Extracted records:

template <bool SMEM, bool PROF>
__global__ __launch_bounds__(KL_LOOP_THREADS) void k_kl_loop(KLDev d, int limit, ek_swap* __restrict__ log,
                                                             long long cap, KLOut* __restrict__ out) {
    constexpr int NW = KL_LOOP_THREADS / 64;
    extern __shared__ __attribute__((aligned(16))) unsigned char smem[];
    __shared__ u64 red0[NW], red1[NW];
    __shared__ float s_w;
    __shared__ int s_stop;
    const int tid = threadIdx.x, lane = tid & 63, wv = tid >> 6;
    const int words = (d.n + 31) / 32;
    u64* ck0 = d.ckey0;
    u64* ck1 = d.ckey1;
    uint32_t* s_side = nullptr;
    uint32_t* s_lock = nullptr;
    if constexpr (SMEM) {
        ck0 = reinterpret_cast<u64*>(smem);
        ck1 = ck0 + d.nck0;
        s_side = reinterpret_cast<uint32_t*>(ck1 + d.nck1);
        s_lock = s_side + words;
        for (int i = tid; i < d.nck0; i += KL_LOOP_THREADS) ck0[i] = d.ckey0[i];
        for (int i = tid; i < d.nck1; i += KL_LOOP_THREADS) ck1[i] = d.ckey1[i];
        for (int i = tid; i < words; i += KL_LOOP_THREADS) {
            s_side[i] = side_word(d.side_init, d.n, i);
            s_lock[i] = 0u;
        }
    }
    if (tid == 0) s_w = 0.0f;
    __syncthreads();
    float cut = *d.cut0, best = cut;
    long long best_it = 0, it = 0;
    unsigned term = 0;
    unsigned long long tph[4] = {0, 0, 0, 0}, tstamp = 0;
    auto stamp = [&](int ph) {
        if constexpr (PROF) {
            if (tid == 0) {
                const unsigned long long t = __builtin_amdgcn_s_memrealtime();
                if (ph >= 0) tph[ph] += t - tstamp;
                tstamp = t;
            }
        }
    };
    for (;;) {
        stamp(-1);
        u64 k0 = 0ull, k1 = 0ull;
        for (int c = tid; c < d.nck0; c += KL_LOOP_THREADS) k0 = ck0[c] > k0 ? ck0[c] : k0;
        for (int c = tid; c < d.nck1; c += KL_LOOP_THREADS) k1 = ck1[c] > k1 ? ck1[c] : k1;
        k0 = wave_max_u64(k0);
        k1 = wave_max_u64(k1);
        if (lane == 0) {
            red0[wv] = k0;
            red1[wv] = k1;
        }
        __syncthreads();
        stamp(0);
        k0 = red0[0];
        k1 = red1[0];
#pragma unroll
        for (int i = 1; i < NW; ++i) {
            k0 = red0[i] > k0 ? red0[i] : k0;
            k1 = red1[i] > k1 ? red1[i] : k1;
        }
        if (k0 == 0ull || k1 == 0ull) break;
        const int posA = int(~uint32_t(k0 & 0xffffffffull)), posB = int(~uint32_t(k1 & 0xffffffffull));
        const int A = d.order0[posA], B = d.order1[posB];
        const int pa = d.rowptr[A], la = d.rowptr[A + 1] - pa;
        const int pb = d.rowptr[B], lb = d.rowptr[B + 1] - pb;
        float gA = 0.f, gB = 0.f;
        if (tid == 0) {
            gA = d.gp0[posA];
            gB = d.gp1[posB];
            d.gp0[posA] = __builtin_nanf("");
            d.gp1[posB] = __builtin_nanf("");
            if constexpr (SMEM) {
                s_side[A >> 5] |= 1u << (A & 31);
                s_side[B >> 5] &= ~(1u << (B & 31));
                s_lock[A >> 5] |= 1u << (A & 31);
                s_lock[B >> 5] |= 1u << (B & 31);
            } else {
                d.side[A] = 1;
                d.side[B] = 0;
                d.locked[A] = 1;
                d.locked[B] = 1;
            }
        }
        for (int i = tid; i < la; i += KL_LOOP_THREADS)
            if (d.col[pa + i] == B) s_w = d.w[pa + i];
        __syncthreads();
        stamp(1);
        if (tid == 0) {
            const float gain = gA - gB - 2.0f * s_w;
            cut -= gain;
            ++it;
            if (cut < best) {
                best = cut;
                best_it = it;
            }
            if (it <= cap) log[it - 1] = ek_swap{uint32_t(it), uint32_t(A), uint32_t(B), gA, gB, gain, cut, 0u};
            int stop = 0;
            if (gain <= 0.0f) {
                if (++term > unsigned(limit)) stop = 1;
            } else {
                term = 0;
            }
            if (it >= d.n0 || it >= d.n1) stop = 1;
            s_stop = stop;
        }
        for (int i = tid; i < la + lb; i += KL_LOOP_THREADS) {
            const int u = i < la ? d.col[pa + i] : d.col[pb + i - la];
            bool lk;
            if constexpr (SMEM) lk = (s_lock[u >> 5] >> (u & 31)) & 1u;
            else lk = d.locked[u] != 0;
            if (!lk) {
                const float g = row_gain<SMEM>(d.rowptr, d.col, d.w, s_side, d.side, u, nullptr);
                const uint32_t pl = d.plist[u];
                ((pl >> 31) ? d.gp1 : d.gp0)[pl & 0x7fffffffu] = g;
            }
        }
        __syncthreads();
        stamp(2);
        for (int i = wv; i < la + lb + 2; i += NW) {
            const int u = i < la ? d.col[pa + i] : i < la + lb ? d.col[pb + i - la] : (i == la + lb ? A : B);
            const uint32_t pl = d.plist[u];
            const int s = int(pl >> 31), c = int(pl & 0x7fffffffu) / KL_CHUNK;
            const u64 k = s ? chunk_key(d.gp1, 1, c, lane) : chunk_key(d.gp0, 0, c, lane);
            if (lane == 0) (s ? ck1 : ck0)[c] = k;
        }
        if (tid == 0) s_w = 0.0f;
        __syncthreads();
        stamp(3);
        if (s_stop) break;
    }
    if constexpr (SMEM) {
        __syncthreads();
        for (int u = tid; u < d.n; u += KL_LOOP_THREADS) d.side[u] = uint8_t((s_side[u >> 5] >> (u & 31)) & 1u);
    }
    if (tid == 0) {
        out->iterations = it;
        out->best_iter = best_it;
        out->initial_cut = *d.cut0;
        out->best_cut = best;
        out->final_cut = cut;
        out->status = SMEM ? 1u : 0u;
        for (int i = 0; i < 4; ++i) out->prof[i] = tph[i];
        for (int i = 4; i < 16; ++i) out->prof[i] = 0ull;
    }
}
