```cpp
__global__ void conv_pack_x3_kernel(const float* __restrict__ w, unsigned short* __restrict__ out, int cin, int cout) {
    constexpr int KB = 64;
    const int nhalf = cout / 64;
    const size_t total = (size_t)cin * cout * 9;
    for (size_t idx = (size_t)blockIdx.x * blockDim.x + threadIdx.x; idx < total; idx += (size_t)gridDim.x * blockDim.x) {
        const int kk = (int)(idx % KB);
        const int col = (int)((idx / KB) % 64);
        const int step = (int)(idx / ((size_t)KB * 64));
        const int half = step % nhalf;
        const int ct = step / nhalf;
        const int tap = ct % 9, chunk = ct / 9;
        const int co = half * 64 + col, ci = chunk * KB + kk;
        const float v = w[((size_t)co * cin + ci) * 9 + tap];
        const unsigned short h = f32_to_bf16_bits(v);
        out[idx] = h;
        out[total + idx] = f32_to_bf16_bits(v - bf16_bits_to_f32(h));
    }
}

}

int hrn_launch_conv3x3(int dt, int cin, int cout, const ConvParams& p, hipStream_t stream, bool general_only) {
    HRN_CHECK(p.M > 0 && p.H > 0 && p.W > 0, -2, "conv3x3: empty problem M=%d H=%d W=%d", p.M, p.H, p.W);
    HRN_CHECK(!p.in_pair || (cin == 128 && p.pair_h > 0 && p.stack), -2, "conv3x3: pair input needs cin=128 and a pair descriptor");
    HRN_CHECK(p.res_mode != 2 || (p.pair_h > 0 && p.stack && cout == 128), -2, "conv3x3: res_mode 2 needs a pair descriptor and cout=128");
    HRN_CHECK(p.in_pair || p.in, -2, "conv3x3: null input");
    HRN_CHECK(p.res_mode != 3 || p.out_h > 0, -2, "conv3x3: res_mode 3 needs slot output");
    HRN_CHECK(!(general_only && dt == HRN_BF16X3), -2, "conv3x3: bf16x3 has no general kernel");
    if (dt == HRN_BF16X3) return hrn_launch_conv3x3_v6x3(cin, cout, p, stream);
    if (dt == HRN_BF16 && !p.scale && !p.relu && !general_only) {
        static const int r64 = [] { const char* e = getenv("HRN_CONV_R64"); return e ? atoi(e) : 1; }();
        static const int v6 = [] { const char* e = getenv("HRN_CONV_V6"); return e ? atoi(e) : 1; }();
        if (cin == 64 && cout == 64 && r64) { const int rc = hrn_launch_conv3x3_r64(p, stream); if (rc != -100) return rc; }
        if ((cin == 128 || cout == 128) && v6) { const int rc = hrn_launch_conv3x3_v6(cin, cout, p, stream); if (rc != -100) return rc; }
    }
#define HRN_CONV_CASE(DT_, CI_, CO_) if (dt == DT_ && cin == CI_ && cout == CO_) return launch<DT_, CI_, CO_>(p, stream);
    HRN_CONV_CASE(HRN_BF16, 64, 64)
    HRN_CONV_CASE(HRN_BF16, 64, 128)
    HRN_CONV_CASE(HRN_BF16, 128, 64)
    HRN_CONV_CASE(HRN_BF16, 128, 128)
    HRN_CONV_CASE(HRN_F32, 64, 64)
    HRN_CONV_CASE(HRN_F32, 64, 128)
    HRN_CONV_CASE(HRN_F32, 128, 64)
    HRN_CONV_CASE(HRN_F32, 128, 128)
#undef HRN_CONV_CASE
    hrn_set_error("conv3x3: unsupported dtype/channels dt=%d cin=%d cout=%d", dt, cin, cout);
    return -2;
}

int hrn_launch_conv_pack(int dt, int cin, int cout, const float* w, void* packed, hipStream_t stream) {
    HRN_CHECK((cin == 64 || cin == 128) && (cout == 64 || cout == 128), -2, "conv pack: unsupported channels %d->%d", cin, cout);
    const size_t total = (size_t)cin * cout * 9;
    const int blocks = (int)((total + 255) / 256 < 1024 ? (total + 255) / 256 : 1024);
    if (dt == HRN_BF16X3) hipLaunchKernelGGL(conv_pack_x3_kernel, dim3(blocks), dim3(256), 0, stream, w, (unsigned short*)packed, cin, cout);
    else if (dt == HRN_BF16) hipLaunchKernelGGL(conv_pack_kernel<HRN_BF16>, dim3(blocks), dim3(256), 0, stream, w, packed, cin, cout);
    else hipLaunchKernelGGL(conv_pack_kernel<HRN_F32>, dim3(blocks), dim3(256), 0, stream, w, packed, cin, cout);
    HRN_LAUNCH_CHECK();
    return 0;
}
```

● YOUR TASK
Collect each line of the entries that has the word "atoi", copying it in full.

● SOLUTION TO THIS EXERCISE
        static const int r64 = [] { const char* e = getenv("HRN_CONV_R64"); return e ? atoi(e) : 1; }();
        static const int v6 = [] { const char* e = getenv("HRN_CONV_V6"); return e ? atoi(e) : 1; }();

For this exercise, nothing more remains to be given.